If two or more persons act together pursuant to an agreement or understanding, whether formal or informal, to acquire or control an interest in relevant securities of an offeree company or a securities exchange offeror, they will be deemed to be a single person for the purpose of Rule 8.3 of the Code.

Opening Position Disclosures must also be made by the offeree company and by any offeror and Dealing Disclosures must also be made by the offeree company, by any offeror and by any persons acting in concert with any of them (see Rules 8.1, 8.2 and 8.4 of the Code).

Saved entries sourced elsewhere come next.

template <int C, bool STATS, int MODE, int W = k16Waves, int G = kGroup, int QS = k16Sets, bool CENT = false>
__global__ __launch_bounds__(64 * W, MODE == kModeEX ? FWAV_TOPK_EXWPE : (CENT ? FWAV_TOPK_CWPE : FWAV_TOPK_WPE)) void k_sim_topk_f16(const _Float16* __restrict__ emb16,
                                                                const float* __restrict__ emb, int64_t nd,
                                                                const int32_t* __restrict__ active,
                                                                const int32_t* __restrict__ n_active_p,
                                                                int64_t q_offset, int K, int32_t* __restrict__ cand,
                                                                uint64_t* __restrict__ gkeys_all,
                                                                int32_t* __restrict__ ovf_list,
                                                                int32_t* __restrict__ n_ovf,
                                                                uint32_t* __restrict__ share_lim,
                                                                const uint32_t* __restrict__ seeds_in,
                                                                float seed_shift, int plan_rt,
                                                                int plan_p, int dbg, unsigned long long* gstats,
                                                                SgemvSplit sp, int32_t* __restrict__ ties,
                                                                FloorCtl fl) {
  constexpr bool EX = MODE == kModeEX;
  constexpr bool HL = MODE == kModeHL;
  constexpr int NG = W * QS;
  constexpr bool ABL = STATS || FWAV_TOPK_ABL != 0;
  constexpr int NB = 2;
  struct Lds {
    u32x4 slots[NB * G][512];
    Topk16SmemT<NG, STATS, !CENT, W> sm;
  };
  __shared__ __attribute__((aligned(16))) Lds lds_all;
  u32x4(*slots)[512] = lds_all.slots;
  Topk16SmemT<NG, STATS, !CENT, W>& sm = lds_all.sm;

  const int n_active = *n_active_p;
  constexpr int QB = 32 * NG;
  const uint32_t fkey = (!EX && fl.key != nullptr) ? __builtin_amdgcn_readfirstlane(*fl.key) : 0u;
  const bool alt = fl.key != nullptr && fkey == 0u;
  const TopkPlan plan = make_plan(n_active, alt ? fl.alt_rt : plan_rt, alt ? fl.alt_p : plan_p, QB);
  int64_t block;
  int piece, npieces, qhalf;
  plan_item(plan, blockIdx.x, block, piece, npieces, qhalf);
  if (block >= plan.nb) return;
  const int Wact = qhalf < 0 ? W : W / 2;
  if ((int)(threadIdx.x >> 6) >= Wact) return;
  const int qslot0 = qhalf > 0 ? (W / 2) * QS * 32 : 0;
  uint64_t* gkeys = gkeys_all + (size_t)blockIdx.x * 32 * NG * C;
  const unsigned long long t_kernel = STATS ? __builtin_amdgcn_s_memrealtime() : 0;

  const int tid = threadIdx.x;
  const int lane = tid & 63;
  const int wave = __builtin_amdgcn_readfirstlane(tid >> 6);
  unsigned long long* stats = nullptr;
  if (STATS) {
    if (lane < kStats) sm.wstat[wave][lane] = 0;
    stats = sm.wstat[wave];
  }
  const int col = lane & 31;
  const int h = lane >> 5;
  if (!STATS) dbg = FWAV_TOPK_ABL;
  half8 b[QS], bl[QS];
  float thf[QS];
  int upd[QS];
  float qv[QS][EX ? 16 : 1];
  const int64_t n16 = (int64_t)cdiv(nd, kChunk) * kChunk * 16;
  const _Float16* emb16lo = emb16 + n16;
  uint64_t kth[QS];
  float inseed[QS];
  int32_t qpos[QS];
  uint32_t* share = (npieces > 1 && !EX) ? share_lim : nullptr;
#pragma unroll
  for (int s = 0; s < QS; ++s) {
    const int ql = (wave * QS + s) * 32 + col;
    const int64_t qi = slot_query(block, qslot0 + ql, plan.nb, QB);
    const int32_t q = qi < n_active ? active[qi] : -1;
    const int64_t qrow = (int64_t)(q < 0 ? 0 : q) + q_offset;
    b[s] = *reinterpret_cast<const half8*>(emb16 + (((qrow >> 8) * 2 + h) * 256 + (qrow & 255)) * 8);
    bl[s] = *reinterpret_cast<const half8*>(emb16lo + (((qrow >> 8) * 2 + h) * 256 + (qrow & 255)) * 8);
    upd[s] = (q >= 0 && !(dbg & 1)) ? 1 : 0;
    thf[s] = upd[s] ? -INFINITY : INFINITY;
    qpos[s] = (int32_t)(qi < n_active ? qi : 0);
    if (h == 0) {
      sm.ovf[ql] = 0;
      sm.tie[ql] = 0;
      sm.qrow[ql] = qrow;
      sm.qpos[ql] = qpos[s];
    }
    kth[s] = 0ull;
    inseed[s] = seeds_in != nullptr && q >= 0 ? key2f(seeds_in[qi]) - seed_shift : -INFINITY;
    if constexpr (EX) {
      const float* qp = emb + qrow * 16;
#pragma unroll
      for (int i = 0; i < 16; ++i) qv[s][i] = qp[i];
    }
  }

  if (!(ABL && (dbg & 8192))) {
#pragma unroll
    for (int s = 0; s < QS; ++s) {
      const int64_t wbase =
          (int64_t)((__builtin_amdgcn_readfirstlane((int)sm.qrow[(wave * QS + s) * 32]) - kSeedHalf) >> 5) << 5;
      const float seed = seed_limit<MODE>(emb16, nd, b[s], sm.qrow[(wave * QS + s) * 32 + col], wbase, K);
      if (upd[s]) thf[s] = seed;
      if (STATS && (dbg & 32768) && gstats != nullptr && h == 0 && upd[s])
        gstats[16 + slot_query(block, qslot0 + (wave * QS + s) * 32 + col, plan.nb, QB)] = __float_as_uint(seed);
    }
  }
  if (seeds_in != nullptr) {
#pragma unroll
    for (int s = 0; s < QS; ++s)
      if (upd[s]) thf[s] = fmaxf(thf[s], inseed[s]);
  }
  if (fkey != 0u) {
#pragma unroll
    for (int s = 0; s < QS; ++s)
      if (upd[s]) thf[s] = fmaxf(thf[s], key2f(fkey));
  }
  int lid[QS];
#pragma unroll
  for (int s = 0; s < QS; ++s) lid[s] = wave * QS + s;
  half8 bc{};
  float cslack = 0.0f;
  auto setup_centroids = [&]() {
    const int sj = col % QS, mcol0 = QS * (col / QS);
    int ls = lid[0];
#pragma unroll
    for (int s = 1; s < QS; ++s) ls = sj == s ? lid[s] : ls;
    centroid_setup<QS>(emb16, [&](int k) -> int64_t {
      const int64_t qi = slot_query(block, qslot0 + ls * 32 + mcol0 + k, plan.nb, QB);
      return qi < n_active ? (int64_t)active[qi] + q_offset : (int64_t)-1;
    }, bc, cslack);
  };
  if constexpr (CENT) setup_centroids();
  const int nchunks = (int)cdiv(nd, kChunk);
  if ((FWAV_TOPK_PRIO & 1) && wave >= W / 2) __builtin_amdgcn_s_setprio(1);
  int c0, c1;
  piece_chunks(plan, block, piece, npieces, nchunks, c0, c1);
  const int ngroups = (c1 - c0 + G - 1) / G;
  const u32x4* src = reinterpret_cast<const u32x4*>(emb16);
  auto issue_group = [&](int gg) {
#pragma unroll
    for (int j = 0; j < G; ++j) {
      int c_ = c0 + gg * G + j;
      c_ = c_ < c1 ? c_ : c1 - 1;
      if (ABL && (dbg & 4)) c_ = 0;
      if (ABL && (dbg & 128) && (j & 1)) continue;
      for (int k = wave; k < 8; k += Wact) {
        const unsigned lds_dst = __builtin_amdgcn_readfirstlane((unsigned)(size_t)(
            (__attribute__((address_space(3))) void*)(&slots[(gg % NB) * G + j][k * 64])));
        const u32x4* gsrc = src + (int64_t)c_ * 512 + k * 64 + lane;
        unsigned keep;
        asm volatile("s_mov_b32 %0, m0\n\ts_mov_b32 m0, %2\n\ts_nop 0\n\tglobal_load_lds_dwordx4 %1, off\n\ts_mov_b32 m0, %0"
                     : "=&s"(keep) : "v"(gsrc), "s"(lds_dst) : "memory");
      }
    }
  };
  __builtin_amdgcn_s_waitcnt(0x0F70);
  if (ngroups > 0) issue_group(0);

  int sink = 0;
  int nfired[QS];
  ReplayCursor cur[QS];
  int qcnt[QS];
  int kept[QS];
#pragma unroll
  for (int s = 0; s < QS; ++s) {
    nfired[s] = qcnt[s] = kept[s] = 0;
    cur[s] = ReplayCursor{0, 0, 0u};
  }
  uint32_t shv[QS];
  for (int g = 0; g < ngroups; ++g) {
    u32x4(*half)[512] = slots + (g % NB) * G;
    const int cg = c0 + g * G;
    const int c_end = cg + G < c1 ? cg + G : c1;
    const bool window_end =
        (c_end - c0 <= kWarmChunks) || ((g + 1) % (kWindowGroups * 4 / G) == 0) || (g + 1 == ngroups);
    if (CENT && FWAV_TOPK_CSHARE && share != nullptr) {
#pragma unroll
      for (int s = 0; s < QS; ++s)
        shv[s] = __hip_atomic_load(share + qpos[s], __ATOMIC_RELAXED, __HIP_MEMORY_SCOPE_AGENT);
    }
    const unsigned long long t_b0 = STATS ? __builtin_amdgcn_s_memrealtime() : 0;
    if (!(ABL && (dbg & 256))) {
      asm volatile("s_waitcnt vmcnt(0) lgkmcnt(0)" ::: "memory");
      if (STATS) stat_add(12, __builtin_amdgcn_s_memrealtime() - t_b0);
      if (FWAV_TOPK_PRIO & 4) __builtin_amdgcn_s_setprio(0);
      if (!(ABL && (dbg & 16384))) __builtin_amdgcn_s_barrier();
      asm volatile("" ::: "memory");
    }
    const unsigned long long t_b1 = STATS ? __builtin_amdgcn_s_memrealtime() : 0;
    if (STATS) stat_add(7, t_b1 - t_b0);
    if (CENT && FWAV_TOPK_CSHARE && share != nullptr) {
#pragma unroll
      for (int s = 0; s < QS; ++s)
        if (upd[s] && shv[s] != 0u) thf[s] = fmaxf(thf[s], key2f(shv[s]));
    }
    if (g + 1 < ngroups) issue_group(g + 1);
    if (ABL && (dbg & 2)) continue;
    int thi[QS];
#pragma unroll
    for (int s = 0; s < QS; ++s) thi[s] = int_threshold(HL ? thf[s] - kStreamMargin : thf[s]);
    const _Float16* lda0 = reinterpret_cast<const _Float16*>(half[0]) + ((h * kChunk) + col) * 8;
    if constexpr (CENT) {
      float tv[QS];
#pragma unroll
      for (int s = 0; s < QS; ++s) tv[s] = HL ? thf[s] - kStreamMargin : thf[s];
      const int thc = centroid_threshold<QS>(tv, cslack);
      uint64_t pend[QS];
      const unsigned long long t_l1 = STATS ? __builtin_amdgcn_s_memrealtime() : 0;
      if (c_end - cg == G) {
        cent_level1<G, QS>(lda0, bc, thc, pend);
      } else {
#pragma unroll
        for (int s = 0; s < QS; ++s) pend[s] = 0ull;
        for (int c = cg; c < c_end; ++c) {
          uint64_t pc[QS];
          cent_level1<1, QS>(lda0 + (c - cg) * 512 * 8, bc, thc, pc);
#pragma unroll
          for (int s = 0; s < QS; ++s) pend[s] |= pc[s] << (8 * (c - cg));
        }
      }
      if (STATS) {
        stat_add(13, __builtin_amdgcn_s_memrealtime() - t_l1);
        unsigned long long np = 0;
#pragma unroll
        for (int s = 0; s < QS; ++s) np += __popcll(pend[s]);
        stat_add(14, np);
      }
      if (FWAV_TOPK_PRIO & 4) __builtin_amdgcn_s_setprio(1);
      static_for<QS>([&](auto sc) {
        constexpr int s = decltype(sc)::value;
        using TMask = uint64_t;
        TMask pm = (TMask)pend[s];
        TMask pass = 0;
        while (pm != 0) {
          int t[kCentBatch];
          bool on[kCentBatch];
#pragma unroll
          for (int u = 0; u < kCentBatch; ++u) {
            on[u] = pm != 0;
            t[u] = on[u] ? ctz_mask(pm) : t[0];
            if (on[u]) pm &= pm - 1;
          }
          half8 af[kCentBatch];
          floatx16 acc[kCentBatch];
#pragma unroll
          for (int u = 0; u < kCentBatch; ++u)
            af[u] = *reinterpret_cast<const half8*>(lda0 + (t[u] >> 3) * (512 * 8) + (t[u] & 7) * 256);
#pragma unroll
          for (int u = 0; u < kCentBatch; ++u)
            acc[u] = __builtin_amdgcn_mfma_f32_32x32x16_f16(af[u], b[s], floatx16{}, 0, 0, 0);
#pragma unroll
          for (int u = 0; u < kCentBatch; ++u) {
            if (!on[u]) break;
            if constexpr (HL) {
              if (__ballot(fold16((int)0x80000000, acc[u]) > thi[s]) != 0ull) pass |= (TMask)1 << t[u];
            } else {
              const int64_t dt = (int64_t)(cg + (t[u] >> 3)) * kChunk + (t[u] & 7) * 32;
              thf[s] = append_tile<C, STATS, Topk16SmemT<NG, STATS, !CENT, W>, MODE>(acc[u], thf[s], qcnt[s], kept[s],
                                                                                 dt, nd, gkeys, sm, lid[s], K,
                                                                                 upd[s], stats, sp, emb, qv[s],
                                                                                 &kth[s], share);
            }
          }
        }
        if constexpr (HL) {
          while (pass != 0) {
            int t[kReplayBatch];
            bool on[kReplayBatch];
#pragma unroll
            for (int u = 0; u < kReplayBatch; ++u) {
              on[u] = pass != 0;
              t[u] = on[u] ? ctz_mask(pass) : t[0];
              if (on[u]) pass &= pass - 1;
            }
            half8 afl[kReplayBatch];
#pragma unroll
            for (int u = 0; u < kReplayBatch; ++u)
              afl[u] = tile_fragment(emb16lo, (int64_t)(cg + (t[u] >> 3)) * kChunk + (t[u] & 7) * 32, h, col);
#pragma unroll
            for (int u = 0; u < kReplayBatch; ++u) {
              if (!on[u]) break;
              const half8 af = *reinterpret_cast<const half8*>(lda0 + (t[u] >> 3) * (512 * 8) + (t[u] & 7) * 256);
              floatx16 a2 = __builtin_amdgcn_mfma_f32_32x32x16_f16(af, b[s], floatx16{}, 0, 0, 0);
              a2 = __builtin_amdgcn_mfma_f32_32x32x16_f16(af, bl[s], a2, 0, 0, 0);
              a2 = __builtin_amdgcn_mfma_f32_32x32x16_f16(afl[u], b[s], a2, 0, 0, 0);
              const int64_t dt = (int64_t)(cg + (t[u] >> 3)) * kChunk + (t[u] & 7) * 32;
              thf[s] = append_tile<C, STATS, Topk16SmemT<NG, STATS, !CENT, W>, MODE>(a2, thf[s], qcnt[s], kept[s], dt,
                                                                                 nd, gkeys, sm, lid[s], K,
                                                                                 upd[s], stats, sp, emb, qv[s],
                                                                                 &kth[s], share);
            }
          }
        }
      });
    } else if (ABL && (dbg & (512 | 1024)) && c_end - cg == G) {
      if (dbg & 1024)
        stream_group<G, QS, 2>(lda0, b, thi, cg, sm.fired + wave * QS, nfired, lane, &sink);
      else
        stream_group<G, QS, 1>(lda0, b, thi, cg, sm.fired + wave * QS, nfired, lane, &sink);
    } else if (c_end - cg == G) {
      stream_group<G, QS>(lda0, b, thi, cg, sm.fired + wave * QS, nfired, lane);
    } else {
      for (int c = cg; c < c_end; ++c)
        stream_group<1, QS>(lda0 + (c - cg) * 512 * 8, b, thi, c, sm.fired + wave * QS, nfired, lane);
    }
    const unsigned long long t_c = STATS ? __builtin_amdgcn_s_memrealtime() : 0;
    if (STATS) stat_add(9, t_c - t_b1);
    if (window_end) {
      if (share != nullptr && !(CENT && FWAV_TOPK_CSHARE)) {
#pragma unroll
        for (int s = 0; s < QS; ++s) {
          const uint32_t v = __hip_atomic_load(share + qpos[s], __ATOMIC_RELAXED, __HIP_MEMORY_SCOPE_AGENT);
          if (upd[s] && v != 0u) thf[s] = fmaxf(thf[s], key2f(v));
        }
      }
      if (!CENT && (FWAV_TOPK_PRIO & 8)) __builtin_amdgcn_s_setprio(1);
      static_for<QS>([&](auto sc) {
        constexpr int s = decltype(sc)::value;
        if constexpr (!CENT) {
          if (nfired[s] > cur[s].head || cur[s].rem != 0u)
            thf[s] = replay_window<C, STATS, Topk16SmemT<NG, STATS, !CENT, W>, MODE>(emb16, emb16lo, b[s], bl[s], thf[s],
                                             qcnt[s], kept[s], cur[s], nfired[s], nd, gkeys, sm, lid[s], K, upd[s],
                                             stats, sp, emb, qv[s], &kth[s], share);
        }
      });
      if (!CENT && (FWAV_TOPK_PRIO & 8)) __builtin_amdgcn_s_setprio(0);
      if (STATS) stat_add(4, __builtin_amdgcn_s_memrealtime() - t_c);
      __builtin_amdgcn_s_waitcnt(0x0F70);
    }
  }
  const unsigned long long t_final = STATS ? __builtin_amdgcn_s_memrealtime() : 0;
#pragma unroll
  for (int s = 0; s < QS; ++s) {
    if (h == 0)
      sm.cnt[lid[s] * 32 + col] = qcnt[s];
    else
      sm.cnt1[lid[s] * 32 + col] = qcnt[s];
  }

  auto slot_of = [&](int l) {
    int ls = lid[0];
#pragma unroll
    for (int s = 1; s < QS; ++s) ls = (l >> 5) == s ? lid[s] : ls;
    return ls * 32 + (l & 31);
  };
  if (npieces > 1) {
    asm volatile("s_waitcnt vmcnt(0)" ::: "memory");
    for (int l0 = 0; l0 < 32 * QS; l0 += kBandBatch) {
      uint64_t v[kBandBatch][C / 64];
      int nb_[kBandBatch];
      uint32_t sh[kBandBatch];
#pragma unroll
      for (int b = 0; b < kBandBatch; ++b) {
        const int qs = slot_of(l0 + b);
        const int64_t qq = slot_query(block, qslot0 + qs, plan.nb, QB);
        const bool ok = l0 + b < 32 * QS && qq < n_active;
        nb_[b] = ok ? piece_band_load<C>(gkeys + (size_t)qs * C, sm, qs, v[b]) : -1;
        sh[b] = ok ? __hip_atomic_load(share_lim + qq, __ATOMIC_RELAXED, __HIP_MEMORY_SCOPE_AGENT) : 0u;
      }
#pragma unroll
      for (int b = 0; b < kBandBatch; ++b) {
        if (nb_[b] < 0) continue;
        const int qs = slot_of(l0 + b);
        const int64_t qq = slot_query(block, qslot0 + qs, plan.nb, QB);
        if (lane == 0) FWAV_TRACE(sm.qrow[qs], 3u, (uint32_t)sm.cnt[qs], (uint32_t)sm.ovf[qs], (uint32_t)sm.cnt1[qs]);
        piece_band<C, HL>(gkeys + (size_t)qs * C, sm, qs, K, share_lim + qq, v[b], nb_[b], sh[b]);
      }
    }
  }
  for (int l = 0; l < (npieces > 1 ? 0 : 32 * QS); ++l) {
    const int qs = slot_of(l);
    const int64_t qq = slot_query(block, qslot0 + qs, plan.nb, QB);
    if (qq >= n_active) continue;
    const int32_t qid = active[qq];
    uint64_t* kq = gkeys + (size_t)qs * C;
    if (lane == 0) FWAV_TRACE(sm.qrow[qs], 3u, (uint32_t)sm.cnt[qs], (uint32_t)sm.ovf[qs], (uint32_t)sm.cnt1[qs]);
    compact16<C>(kq, sm, qs, K, emb, cand + (int64_t)qid * K, sp, ties, qid, fkey, fl);
    if (lane == 0 && sm.ovf[qs]) {
      const int pos = atomicAdd(n_ovf, 1);
      ovf_list[pos] = qid;
      reinterpret_cast<uint32_t*>(n_ovf + 1)[pos] = (uint32_t)sm.ovf[qs];
    }
  }
  if (ABL && sink == 0x7fffffff) cand[0] = sink;
  if (STATS) {
    stat_add(8, __builtin_amdgcn_s_memrealtime() - t_final);
    stat_add(6, __builtin_amdgcn_s_memrealtime() - t_kernel);
    __syncthreads();
    if (gstats != nullptr && threadIdx.x == 0) {
      unsigned long long mx = 0;
      for (int w = 0; w < Wact; ++w) mx = max(mx, sm.wstat[w][6] - sm.wstat[w][7]);
      atomicAdd(gstats + 15, mx);
    }
    if (gstats != nullptr && lane < kStats && lane != 15) atomicAdd(gstats + lane, sm.wstat[wave][lane]);
    if (gstats != nullptr && (dbg & 4096) && lane == 0) {
      atomicMin(gstats + 16 + 2 * blockIdx.x, t_kernel);
      atomicMax(gstats + 17 + 2 * blockIdx.x, __builtin_amdgcn_s_memrealtime());
    }
  }
}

Details of the offeree and offeror companies in respect of whose relevant securities Opening Position Disclosures and Dealing Disclosures must be made can be found in the Disclosure Table on the Takeover Panel's website at www.thetakeoverpanel.org.uk, including details of the number of relevant securities in issue, when the offer period commenced and when any offeror was first identified. You should contact the Panel's Market Surveillance Unit on +44 (0)20 7638 0129 if you are in any doubt as to whether you are required to make an Opening Position Disclosure or a Dealing Disclosure.

Further Information

This announcement is not intended to, and does not, constitute or form part of an offer, invitation or the solicitation of an offer to purchase or subscribe, otherwise acquire, subscribe for, sell or otherwise dispose of any securities, or the solicitation of any vote or approval in any jurisdiction, pursuant to this announcement or otherwise. Any offer, if made, will be made solely by certain offer documentation which will contain the full terms and conditions of any offer, including details of how it may be accepted. The release, publication or distribution of this announcement in whole or in part, directly or indirectly, in, into or from certain jurisdictions may be restricted by law and therefore persons in such jurisdictions should inform themselves about and observe such restrictions.

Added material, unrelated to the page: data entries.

#ifdef HALO_STAMPS
static long long* g_halo_dbg = nullptr;
#endif
template <int TM, typename AT>
static int launch_halo(ConvArgs& a, const ConvPlan& pl, hipStream_t stream) {
    a.h_tr = pl.h_tr; a.h_rows = pl.h_rows; a.h_slab_bytes = pl.h_slab_bytes; a.h_nr = pl.h_nr; a.h_mtiles = pl.h_mtiles;
    a.h_dbuf = pl.h_dbuf;
    a.h_abl = tri_probe_ablation();
    a.dP = make_fastdiv(a.IW + 2); a.dH2 = make_fastdiv(a.IH + 2);
    a.h_swz = halo_swizzle(a.IW, a.IH, pl.halo);
#ifdef HALO_STAMPS
    a.h_dbg = g_halo_dbg;
    const size_t smem = (size_t)pl.h_slab_bytes + (size_t)HALO_NR * 8192 + 2048 + 2048;
#else
    const size_t smem = (size_t)pl.h_slab_bytes + (size_t)HALO_NR * 8192 + 2048;
#endif
    a.h_xcg = 0; a.h_touch = 0;
    if (pl.h_v5) {
        static int xcg_on = -1, touch_on = -1;
        if (xcg_on < 0) { const char* e = getenv("TRICOLO_HALO_XCG"); xcg_on = e ? atoi(e) : -1; if (xcg_on < 0) xcg_on = 99; }
        if (touch_on < 0) { const char* e = getenv("TRICOLO_HALO_TOUCH"); touch_on = (e && e[0] == '0') ? 0 : 1; }
        const int NT = a.Cout / 64, G = pl.h_grid;
        if (xcg_on && G == pl.h_mtiles * NT && G % 8 == 0 && a.Cin != 64) {
            const double wb = (double)a.Cout * a.Kpad * 2, ib = (double)a.M * a.Cin * 2;
            double best = 0;
            for (int cg = 1; cg <= NT; ++cg) {
                if (NT % cg || 8 % (NT / cg) || (G / 8) % cg) continue;
                if (xcg_on != 99 && cg != xcg_on) continue;
// ... 14 lines not shown
#ifdef HALO_NTL_EXPERIMENT
        { static int f = -1; if (f < 0) f = 0;
          const int items = pl.h_mtiles * (a.Cout / 64), per_wg = (items + pl.h_grid - 1) / pl.h_grid;
          if (f && a.Cin != 64 && per_wg > 1) ntl = per_wg == 2 ? 2 : 4; }
#endif
#define TRI_ROWS_LAUNCH(DRIP_, ACC_, NTL_, ...)                                                                                     \
        do {                                                                                                                        \
            static size_t attr5 = 0;                                                                                                \
            if (smem5 > attr5) {                                                                                                    \
                hipFuncSetAttribute((const void*)conv_halo_rows_kernel<AT, DRIP_, ACC_, NTL_, ##__VA_ARGS__>, hipFuncAttributeMaxDynamicSharedMemorySize, \
                                    (int)smem5);                                                                                    \
                attr5 = smem5;                                                                                                      \
            }                                                                                                                       \
            conv_halo_rows_kernel<AT, DRIP_, ACC_, NTL_, ##__VA_ARGS__><<<pl.h_grid, 256, smem5, stream>>>(a);                       \
        } while (0)
#define TRI_ROWS_MODE(NTL_)                                                                                                         \
        do {                                                                                                                        \
            if (a.accumulate) TRI_ROWS_LAUNCH(false, true, NTL_);                                                                   \
            else if (drip) TRI_ROWS_LAUNCH(true, false, NTL_);                                                                      \
            else TRI_ROWS_LAUNCH(false, false, NTL_);                                                                               \
        } while (0)
        static int prod = -1;
        if (prod < 0) { const char* e = getenv("TRICOLO_HALO_PROD"); prod = (e && e[0] == '0') ? 0 : 1; }
        if (prod && pl.halo == 2 && ntl == 0) {
#define TRI_ROWS_LAUNCH_P(DRIP_, ACC_)                                                                                              \
        do {                                                                                                                        \
            static size_t attrp = 0;                                                                                                \
            if (smem5 > attrp) {                                                                                                    \
                hipFuncSetAttribute((const void*)conv_halo_rows_kernel<AT, DRIP_, ACC_, 0, 2, true>, hipFuncAttributeMaxDynamicSharedMemorySize, \
                                    (int)smem5);                                                                                    \
                attrp = smem5;                                                                                                      \
            }                                                                                                                       \
            conv_halo_rows_kernel<AT, DRIP_, ACC_, 0, 2, true><<<pl.h_grid, 512, smem5, stream>>>(a);                                \
        } while (0)
            if (a.accumulate) TRI_ROWS_LAUNCH_P(false, true);
            else if (drip) TRI_ROWS_LAUNCH_P(true, false);
            else TRI_ROWS_LAUNCH_P(false, false);
#undef TRI_ROWS_LAUNCH_P
            return tri_check_launch("tri_conv(halo rows, producer waves)");
        }
        if (pl.halo == 3) {
            if (a.accumulate) TRI_ROWS_LAUNCH(false, true, 0, 3);
            else TRI_ROWS_LAUNCH(false, false, 0, 3);
        }
        else if (ntl == 0) TRI_ROWS_MODE(0);
        else if (ntl == 1) TRI_ROWS_MODE(1);
#ifdef HALO_NTL_EXPERIMENT
        else if (ntl == 2) TRI_ROWS_MODE(2);
        else TRI_ROWS_MODE(4);
#endif
#undef TRI_ROWS_MODE
#undef TRI_ROWS_LAUNCH
        return tri_check_launch("tri_conv(halo rows)");
    }
    static size_t attr = 0;
    if (smem > attr) {
        hipFuncSetAttribute((const void*)conv_halo2d_kernel<TM, false, AT>, hipFuncAttributeMaxDynamicSharedMemorySize, (int)smem);
        hipFuncSetAttribute((const void*)conv_halo2d_kernel<TM, true, AT>, hipFuncAttributeMaxDynamicSharedMemorySize, (int)smem);
        attr = smem;
    }
    if (pl.h_wgrec && a.stats) conv_halo2d_kernel<TM, true, AT><<<pl.h_grid, 256, smem, stream>>>(a);
    else conv_halo2d_kernel<TM, false, AT><<<pl.h_grid, 256, smem, stream>>>(a);
    return tri_check_launch("tri_conv(halo)");
}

The distribution of this announcement in jurisdictions outside the United Kingdom and the availability of any offer to shareholders of AVEVA who are not resident in the United Kingdom may be restricted by the laws of relevant jurisdictions and therefore any persons who are subject to the laws of any jurisdiction other than the United Kingdom or shareholders of AVEVA who are not resident in the United Kingdom will need to inform themselves about, and observe, such restrictions. Any failure to comply with the restrictions may constitute a violation of the securities law of any such jurisdictions.